大谷選手と同じレベルの才能を持った人は世の中に何人もいるはずです。大谷選手は、努力をすることで投手として、さらには打者としてスキルを飛躍的に伸ばし、そこでさらに大変な努力を積み重ねることで今の偉業を達成できていると考えられます。
つまり、スキルを上げるためには努力が必要で、偉業を達成するには、もう一度さらなる努力が必要になる、これがダックワース博士の理論の一つです。
二つめは、「仲間と共に学び、課題を解決する力」です。
私たちの大学の建学の精神は「輝ける者を育む」です。ここで言う「輝ける者」とは、自立した力を持ち、他者とかかわりながら未経験の問題に応える人のことです。
大学での学びは一人では完結しません。そこで、私たちの大学ではグループでの学びを重視しています。仲間と議論し、教え合いながら課題を解決します。実は、人に教えることこそが、自分にとって最も深い学びになります。フランスのジョセフ・ジュベールが「教えることは二度学ぶことである」という名言を残しています。
三つめは、「誰かに頼る力」です。
先ほど「やり抜く力」が大事だと言いましたが、実は提唱者のダックワース博士は、最近、あるポッドキャスト番組の中でこう語っています。「やり抜く力だけでは十分ではなかった」と。
彼女自身が研究と育児の重圧で潰れそうになった時、救ってくれたのがサポートしてくれる仲間でした。壁にぶつかった時、一人で抱え込まず「助けて」と言えること、これも立派な「力」です。

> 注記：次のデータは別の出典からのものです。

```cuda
__device__ __forceinline__ uint64_t gmma_desc_kmajor_sw128(uint32_t smem_addr) {
  uint64_t d = 0;
  d |= (uint64_t)((smem_addr >> 4) & 0x3fffu);
  d |= (uint64_t)1 << 16;
  d |= (uint64_t)(1024u >> 4) << 32;
  d |= (uint64_t)1 << 62;
  return d;
}
__device__ __forceinline__ uint64_t gmma_desc_kmajor_sw64(uint32_t smem_addr) {
  uint64_t d = 0;
  d |= (uint64_t)((smem_addr >> 4) & 0x3fffu);
  d |= (uint64_t)1 << 16;
  d |= (uint64_t)(512u >> 4) << 32;
  d |= (uint64_t)2 << 62;
  return d;
}
__device__ __forceinline__ uint64_t gmma_desc_mnmajor_sw128(uint32_t smem_addr, uint32_t lbo_bytes) {
  uint64_t d = 0;
  d |= (uint64_t)((smem_addr >> 4) & 0x3fffu);
  d |= (uint64_t)((lbo_bytes >> 4) & 0x3fffu) << 16;
  d |= (uint64_t)(1024u >> 4) << 32;
  d |= (uint64_t)1 << 62;
  return d;
}

// ... 65 lines not shown
```

openibl_b200/csrc/tc_conv.cu:

```cuda
#include "common.cuh"
#include "tc_common.cuh"

namespace ibl {

using namespace tc;

namespace tc {
EncodeTiledFn get_encode_tiled() {
  static const EncodeTiledFn fn = []() -> EncodeTiledFn {
    void* p = nullptr;
    cudaDriverEntryPointQueryResult qres;
    if (cudaGetDriverEntryPoint("cuTensorMapEncodeTiled", &p, cudaEnableDefault, &qres) ==
            cudaSuccess &&
        qres == cudaDriverEntryPointSuccess)
      return reinterpret_cast<EncodeTiledFn>(p);
    return nullptr;
  }();
  return fn;
}

int make_tmap(CUtensorMap* out, CUtensorMapDataType dt, int rank, const void* base,
              const uint64_t* dims, const uint64_t* strides_bytes, const uint32_t* box, int swizzle_bytes) {
  EncodeTiledFn enc = get_encode_tiled();
  if (!enc) {
    set_last_error("cuTensorMapEncodeTiled is not available (no CUDA driver?)");
    return IBL_ERR_NO_DEVICE;
  }
  cuuint64_t gdim[5];
  cuuint64_t gstr[5];
  cuuint32_t bx[5], es[5];
  for (int i = 0; i < rank; ++i) {
    gdim[i] = dims[i];
    bx[i] = box[i];
    es[i] = 1;
  }
  for (int i = 0; i + 1 < rank; ++i) gstr[i] = strides_bytes[i];
  CUresult r = enc(out, dt, (cuuint32_t)rank, const_cast<void*>(base), gdim, gstr, bx, es,
                   CU_TENSOR_MAP_INTERLEAVE_NONE,
                   swizzle_bytes == 64 ? CU_TENSOR_MAP_SWIZZLE_64B : CU_TENSOR_MAP_SWIZZLE_128B,
                   CU_TENSOR_MAP_L2_PROMOTION_L2_256B, CU_TENSOR_MAP_FLOAT_OOB_FILL_NONE);
  if (r != CUDA_SUCCESS) {
    set_last_error("cuTensorMapEncodeTiled failed with CUresult " + std::to_string((int)r));
    return IBL_ERR_CUDA;
  }
  return IBL_OK;
}
}

int tc_driver_init() { return get_encode_tiled() ? IBL_OK : IBL_ERR_NO_DEVICE; }

struct ConvTcArgs {
  int N, H, W, cin, cout;
  int tw_log2;
  int tiles_w, tiles_h;
  int n_tiles;
  int total_tiles;
  int relu, pool;
  const float* bias;
  __nv_bfloat16* y_hi;
  __nv_bfloat16* y_lo;
  float* y_f32;
  float* ssq;
  long long ssq_stride;
};

__device__ __forceinline__ uint32_t pack_bf16x2(float a, float b) {
  __nv_bfloat162 t = __floats2bfloat162_rn(a, b);
  return *reinterpret_cast<uint32_t*>(&t);
}

template <int BN>
__device__ __forceinline__ void conv_epilogue_tile(const ConvTcArgs& a, const Acc128<BN>& acc, float* stg, int img, int h0,
                                                   int w0, int n0, int nt, int r, int c, int dr_lanes, int bar = 1) {
  const int h = h0 + r, w = w0 + c;
  bool valid;
  long long pix;
  if (a.pool) {
    const int OH = a.H >> 1, OW = a.W >> 1;
    const int oh = h >> 1, ow = w >> 1;
    valid = oh < OH && ow < OW && img < a.N;
    pix = ((long long)img * OH + oh) * OW + ow;
  } else {
    valid = h < a.H && w < a.W && img < a.N;
    pix = ((long long)img * a.H + h) * a.W + w;
  }
  float ssq_acc = 0.f;
#pragma unroll
  for (int ch = 0; ch < BN / 32; ++ch) {
    uint32_t raw[32];
// ... 86 lines not shown
          ol4[j] = make_uint4(lo[4 * j], lo[4 * j + 1], lo[4 * j + 2], lo[4 * j + 3]);
        }
      }
    }
  }
  if (a.ssq && valid && !a.pool) a.ssq[(long long)nt * a.ssq_stride + pix] = ssq_acc;
}

constexpr int TC_BM = 128;
constexpr int TC_BK = 64;
constexpr int TC_A_BYTES = TC_BM * TC_BK * 2;

constexpr int TC_HALO_W = 10, TC_HALO_H = 18;
constexpr int TC_HALO_ROWS = TC_HALO_W * TC_HALO_H;
constexpr int TC_HALO_PLANE = 23 * 1024;
constexpr int TC_HALO_STAGE = 2 * TC_HALO_PLANE;

template <int BN, int STAGES, bool HALO = false, int NA = 0>
struct ConvTcSmem {
  static constexpr int THREADS = HALO ? 384 : 160;
  static constexpr int CONSUMERS = HALO ? 2 : 1;
  static constexpr int B_BYTES = BN * TC_BK * 2;
  static constexpr int STAGE_BYTES = HALO ? 2 * B_BYTES : 2 * TC_A_BYTES + 2 * B_BYTES;
  static constexpr int A_RING = HALO ? NA * TC_HALO_STAGE : 0;
  static constexpr int STG = CONSUMERS * ACC_STG_BYTES;
  static constexpr int BYTES = A_RING + STAGES * STAGE_BYTES + STG + 1024  + 256 ;
};

template <int BN, int STAGES, bool HALO, int NA>
__global__ void __launch_bounds__(ConvTcSmem<BN, STAGES, HALO, NA>::THREADS, 1)
conv3x3_tc_kernel(const __grid_constant__ CUtensorMap tm_xhi, const __grid_constant__ CUtensorMap tm_xlo,
                  const __grid_constant__ CUtensorMap tm_whi, const __grid_constant__ CUtensorMap tm_wlo,
                  const ConvTcArgs a) {
  extern __shared__ __align__(1024) uint8_t smem_raw[];
  uint8_t* smem = reinterpret_cast<uint8_t*>((reinterpret_cast<uintptr_t>(smem_raw) + 1023) & ~uintptr_t(1023));
  using L = ConvTcSmem<BN, STAGES, HALO, NA>;
  constexpr int B_BYTES = L::B_BYTES;
  constexpr int STAGE_BYTES = L::STAGE_BYTES;
  constexpr int A_RING = L::A_RING;
  uint8_t* ring = smem + A_RING;
  float* stg = reinterpret_cast<float*>(ring + STAGES * STAGE_BYTES);
  uint64_t* bars = reinterpret_cast<uint64_t*>(ring + STAGES * STAGE_BYTES + L::STG);
  uint64_t* full_bar = bars;
  uint64_t* empty_bar = bars + STAGES;
  uint64_t* afull_bar = bars + 2 * STAGES;
  uint64_t* aempty_bar = afull_bar + NA;
  uint64_t* order_bar = aempty_bar + NA;

  const int warp = threadIdx.x >> 5, lane = threadIdx.x & 31;
  const int worker = (int)blockIdx.x;
  const int n_workers = (int)gridDim.x;
  const int producer_warp = HALO ? 0 : 4;
  if (warp == producer_warp && lane == 0) {
    tma_prefetch_desc(&tm_xhi);
    tma_prefetch_desc(&tm_xlo);
    tma_prefetch_desc(&tm_whi);
    tma_prefetch_desc(&tm_wlo);
    for (int i = 0; i < STAGES; ++i) {
      mbar_init(&full_bar[i], 1);
      mbar_init(&empty_bar[i], 4);
    }
    for (int i = 0; i < NA; ++i) {
      mbar_init(&afull_bar[i], 1);
      mbar_init(&aempty_bar[i], 4);
    }
    if (HALO) {
      mbar_init(&order_bar[0], 4);
      mbar_init(&order_bar[1], 4);
    }
    fence_barrier_init();
    fence_proxy_async();
  }
  __syncthreads();

  const int TW = 1 << a.tw_log2;
  const int kchunks = a.cin / TC_BK;
  const int kiters = 9 * kchunks;
  const int tiles_per_img = a.tiles_h * a.tiles_w;
  auto coords = [&](int tile, int& img, int& h0, int& w0, int& nt) {
    nt = tile % a.n_tiles;
    const int pt = tile / a.n_tiles;
    img = pt / tiles_per_img;
    const int rem = pt - img * tiles_per_img;
    h0 = (rem / a.tiles_w) * (TC_BM >> a.tw_log2);
    w0 = (rem % a.tiles_w) * TW;
  };

  if (HALO && warp < 4) setmaxnreg_dec<40>();
  if (warp == producer_warp) {
    const uint32_t smem_a = warp_uniform(smem_u32(smem));
    const uint32_t ring_a = smem_a + A_RING;
    const uint32_t bars_a = ring_a + STAGES * STAGE_BYTES + L::STG;
    const uint32_t full_a = bars_a, empty_a = bars_a + 8 * STAGES;
    const uint32_t afull_a = bars_a + 16 * STAGES, aempty_a = afull_a + 8 * NA;
    auto load_w = [&](uint32_t st, uint32_t fb, int c0, int n0, int tap) {
      tma_load_3d_a(st, &tm_whi, fb, c0, n0, tap);
      tma_load_3d_a(st + B_BYTES, &tm_wlo, fb, c0, n0, tap);
    };
    int stage = 0;
    uint32_t phase = 0;
    if constexpr (HALO) {
      auto try_wait_warp = [&](uint32_t bar, uint32_t parity) -> bool {
        uint32_t ok = 0;
        if (lane == 0) {
          asm volatile(
              "{\n\t"
              ".reg .pred p;\n\t"
              "mbarrier.try_wait.parity.shared::cta.b64 p, [%1], %2;\n\t"
              "selp.u32 %0, 1, 0, p;\n\t"
              "}"
              : "=r"(ok)
              : "r"(bar), "r"(parity)
              : "memory");
        }
        return warp_uniform(ok) != 0;
      };
      int astage = 0;
      uint32_t aphase = 0;
      int tA = worker, kcA = 0, tB = worker, kcB = 0, tapB = 0;
      while (tB < a.total_tiles) {
        const uint32_t as_u = warp_uniform((uint32_t)astage);
        if (tA < a.total_tiles && try_wait_warp(aempty_a + 8 * as_u, aphase ^ 1)) {
          int img, h0, w0, nt;
          coords(tA, img, h0, w0, nt);
          img = (int)warp_uniform((uint32_t)img); h0 = (int)warp_uniform((uint32_t)h0);
          w0 = (int)warp_uniform((uint32_t)w0);
          const int c0 = (int)warp_uniform((uint32_t)(kcA * TC_BK));
          const uint32_t sa = smem_a + as_u * TC_HALO_STAGE;
          constexpr uint32_t kHaloBytes = 2u * TC_HALO_ROWS * 128u;
          if (elect_one()) {
            mbar_arrive_expect_tx_a(afull_a + 8 * as_u, kHaloBytes);
            tma_load_4d_a(sa, &tm_xhi, afull_a + 8 * as_u, c0, w0 - 1, h0 - 1, img);
            tma_load_4d_a(sa + TC_HALO_PLANE, &tm_xlo, afull_a + 8 * as_u, c0, w0 - 1, h0 - 1, img);
          }
          __syncwarp();
          if (++astage == NA) { astage = 0; aphase ^= 1; }
          if (++kcA == kchunks) { kcA = 0; tA += n_workers; }
          continue;
        }
        const uint32_t st_u = warp_uniform((uint32_t)stage);
        if (try_wait_warp(empty_a + 8 * st_u, phase ^ 1)) {
          int img, h0, w0, nt;
          coords(tB, img, h0, w0, nt);
          const int n0 = (int)warp_uniform((uint32_t)(nt * BN));
          const int c0 = (int)warp_uniform((uint32_t)(kcB * TC_BK));
          const int tap = (int)warp_uniform((uint32_t)tapB);
          const uint32_t st = ring_a + st_u * STAGE_BYTES;
          if (elect_one()) {
            mbar_arrive_expect_tx_a(full_a + 8 * st_u, STAGE_BYTES);
            load_w(st, full_a + 8 * st_u, c0, n0, tap);
          }
          __syncwarp();
          if (++stage == STAGES) { stage = 0; phase ^= 1; }
          if (++tapB == 9) { tapB = 0; if (++kcB == kchunks) { kcB = 0; tB += n_workers; } }
        }
      }
    } else
    for (int tile = worker; tile < a.total_tiles; tile += n_workers) {
      int img, h0, w0, nt;
      coords(tile, img, h0, w0, nt);
      img = (int)warp_uniform((uint32_t)img); h0 = (int)warp_uniform((uint32_t)h0);
      w0 = (int)warp_uniform((uint32_t)w0);
      const int n0 = (int)warp_uniform((uint32_t)(nt * BN));
      for (int kit = 0; kit < kiters; ++kit) {
        const int tap = (int)warp_uniform((uint32_t)(kit / kchunks));
        const int c0 = (int)warp_uniform((uint32_t)((kit - tap * kchunks) * TC_BK));
        const int kh = tap / 3 - 1, kw = tap % 3 - 1;
        const uint32_t st_u = warp_uniform((uint32_t)stage);
        mbar_wait_warp_a(empty_a + 8 * st_u, phase ^ 1);
        const uint32_t st = smem_a + st_u * STAGE_BYTES;
        if (elect_one()) {
          const uint32_t fb = full_a + 8 * st_u;
          mbar_arrive_expect_tx_a(fb, STAGE_BYTES);
          tma_load_4d_a(st, &tm_xhi, fb, c0, w0 + kw, h0 + kh, img);
          tma_load_4d_a(st + TC_A_BYTES, &tm_xlo, fb, c0, w0 + kw, h0 + kh, img);
          load_w(st + 2 * TC_A_BYTES, fb, c0, n0, tap);
        }
        __syncwarp();
        if (++stage == STAGES) { stage = 0; phase ^= 1; }
      }
    }
  } else if (!HALO || warp >= 4) {
    const uint32_t smem_a = smem_u32(smem);
    const uint32_t ring_a = smem_a + A_RING;
    auto release_w = [&](int st) {
      if (lane == 0) mbar_arrive(&empty_bar[st]);
    };
    if constexpr (HALO) {
    setmaxnreg_inc<232>();
    const int cw = warp / 4 - 1;
    const int bar = 1 + cw;
    float* my_stg = stg + cw * (ACC_STG_BYTES / 4);
    const int m = threadIdx.x & 127;
    const int r = TW == 16 ? (m >> 3) & 7 : m >> 3;
    const int c = TW == 16 ? ((m >> 6) << 3) | (m & 7) : m & 7;
    const uint32_t halo_w = (uint32_t)TW + 2;
    const uint64_t halo_desc = ((uint64_t)1 << 16) | ((uint64_t)((halo_w * 128) >> 4) << 32) | ((uint64_t)1 << 62);
    const uint64_t a_half = (TW == 16 ? 8u : 8u * halo_w) * 128u / 16u;
    for (int i = cw; worker + i * n_workers < a.total_tiles; i += 2) {
      int img, h0, w0, nt;
      coords(worker + i * n_workers, img, h0, w0, nt);
      int astage = (i * kchunks) % NA, stage = (i * kiters) % STAGES;
      uint32_t aphase = (uint32_t)((i * kchunks) / NA) & 1u, phase = (uint32_t)((i * kiters) / STAGES) & 1u;
      if (i > 0) mbar_wait(&order_bar[cw], (uint32_t)((i - 1) >> 1) & 1u);
      Acc128<BN> acc;
      int prev = -1, prev_a = -1;
      for (int kc = 0; kc < kchunks; ++kc) {
        mbar_wait(&afull_bar[astage], aphase);
        const uint32_t ha = smem_a + astage * TC_HALO_STAGE;
        for (int tap = 0; tap < 9; ++tap) {
          mbar_wait(&full_bar[stage], phase);
          const uint32_t toff = ((uint32_t)(tap / 3) * halo_w + (uint32_t)(tap % 3)) * 128u;
          const uint64_t a_hi = halo_desc | (uint64_t)(((ha + toff) >> 4) & 0x3fffu);
          const uint64_t a_lo = halo_desc | (uint64_t)(((ha + TC_HALO_PLANE + toff) >> 4) & 0x3fffu);
          const uint32_t sb = ring_a + stage * STAGE_BYTES;
          const uint64_t b_hi = gmma_desc_kmajor_sw128(sb), b_lo = gmma_desc_kmajor_sw128(sb + B_BYTES);
          wgmma_fence();
#pragma unroll
          for (int k = 0; k < TC_BK / 16; ++k) {
            const uint64_t ko = (uint64_t)(k * 2);
            acc.mma(a_lo + ko, a_lo + a_half + ko, b_hi + ko, (kc > 0 || tap > 0 || k > 0) ? 1u : 0u);
            acc.mma(a_hi + ko, a_hi + a_half + ko, b_lo + ko, 1u);
            acc.mma(a_hi + ko, a_hi + a_half + ko, b_hi + ko, 1u);
          }
          wgmma_commit();
          if (kc == kchunks - 1 && tap == 8 && lane == 0) mbar_arrive(&order_bar[cw ^ 1]);
          wgmma_wait<1>();
          if (prev >= 0) release_w(prev);
          if (prev_a >= 0) {
            if (lane == 0) mbar_arrive(&aempty_bar[prev_a]);
            prev_a = -1;
          }
          prev = stage;
          if (++stage == STAGES) { stage = 0; phase ^= 1; }
        }
        prev_a = astage;
        if (++astage == NA) { astage = 0; aphase ^= 1; }
      }
      wgmma_wait<0>();
      acc.fence_operands();
      release_w(prev);
      if (lane == 0) mbar_arrive(&aempty_bar[prev_a]);
      conv_epilogue_tile<BN>(a, acc, my_stg, img, h0, w0, nt * BN, nt, r, c, 8, bar);
    }
    } else {
    const int m = threadIdx.x;
    const int r = m >> a.tw_log2, c = m & (TW - 1);
    int stage = 0;
    uint32_t phase = 0;
    for (int tile = worker; tile < a.total_tiles; tile += n_workers) {
      int img, h0, w0, nt;
      coords(tile, img, h0, w0, nt);
      Acc128<BN> acc;
      int prev = -1;
      for (int kit = 0; kit < kiters; ++kit) {
        mbar_wait(&full_bar[stage], phase);
        const uint32_t sa = ring_a + stage * STAGE_BYTES;
        const uint64_t a_hi = gmma_desc_kmajor_sw128(sa), a_lo = gmma_desc_kmajor_sw128(sa + TC_A_BYTES);
        const uint64_t b_hi = gmma_desc_kmajor_sw128(sa + 2 * TC_A_BYTES);
        const uint64_t b_lo = gmma_desc_kmajor_sw128(sa + 2 * TC_A_BYTES + B_BYTES);
        constexpr uint64_t kHalf = (TC_BM / 2) * 128 / 16;
        wgmma_fence();
#pragma unroll
        for (int k = 0; k < TC_BK / 16; ++k) {
          const uint64_t ko = (uint64_t)(k * 2);
          acc.mma(a_lo + ko, a_lo + kHalf + ko, b_hi + ko, (kit > 0 || k > 0) ? 1u : 0u);
          acc.mma(a_hi + ko, a_hi + kHalf + ko, b_lo + ko, 1u);
          acc.mma(a_hi + ko, a_hi + kHalf + ko, b_hi + ko, 1u);
        }
        wgmma_commit();
        wgmma_wait<1>();
        if (prev >= 0) release_w(prev);
        prev = stage;
        if (++stage == STAGES) { stage = 0; phase ^= 1; }
      }
      wgmma_wait<0>();
      acc.fence_operands();
      if (prev >= 0) release_w(prev);
      conv_epilogue_tile<BN>(a, acc, stg, img, h0, w0, nt * BN, nt, r, c, TW);
    }
    }
  }
  __syncthreads();
}
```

ここで、毎年入学式で私が皆さんにお願いしていることをさせてください。
学部生なら4年後、大学院生なら2年後、あるいは3年後、つまり卒業したばかりの4月、皆さんはどんな「輝ける者」になっていたいでしょうか。
今から30秒間、目をつぶって、その時の理想の自分を想像してみてください。
はい、今から30秒間です。
はい、目を開けてください。
今、皆さんが心に描いたその理想に向かって歩むのを、私たち教職員は全力でサポートします。
「やり抜く力」を鍛え、「仲間と共に課題を解決しながら自身を高め合い」、そして、もし躓きそうになったら、いつでも私たち教職員を、家族を、友人を頼ってください。決して一人で悩む必要はありません。
結びに、私たち東北文化学園大学の教職員は、卒業の時、皆さん一人ひとりが、自分らしく輝いていることを心から願っていること、その実現のために私たちが常に皆さんのそばにいるのを忘れないで欲しいことをお伝えして、入学のお祝いの言葉とします。
本日は、誠におめでとうございます。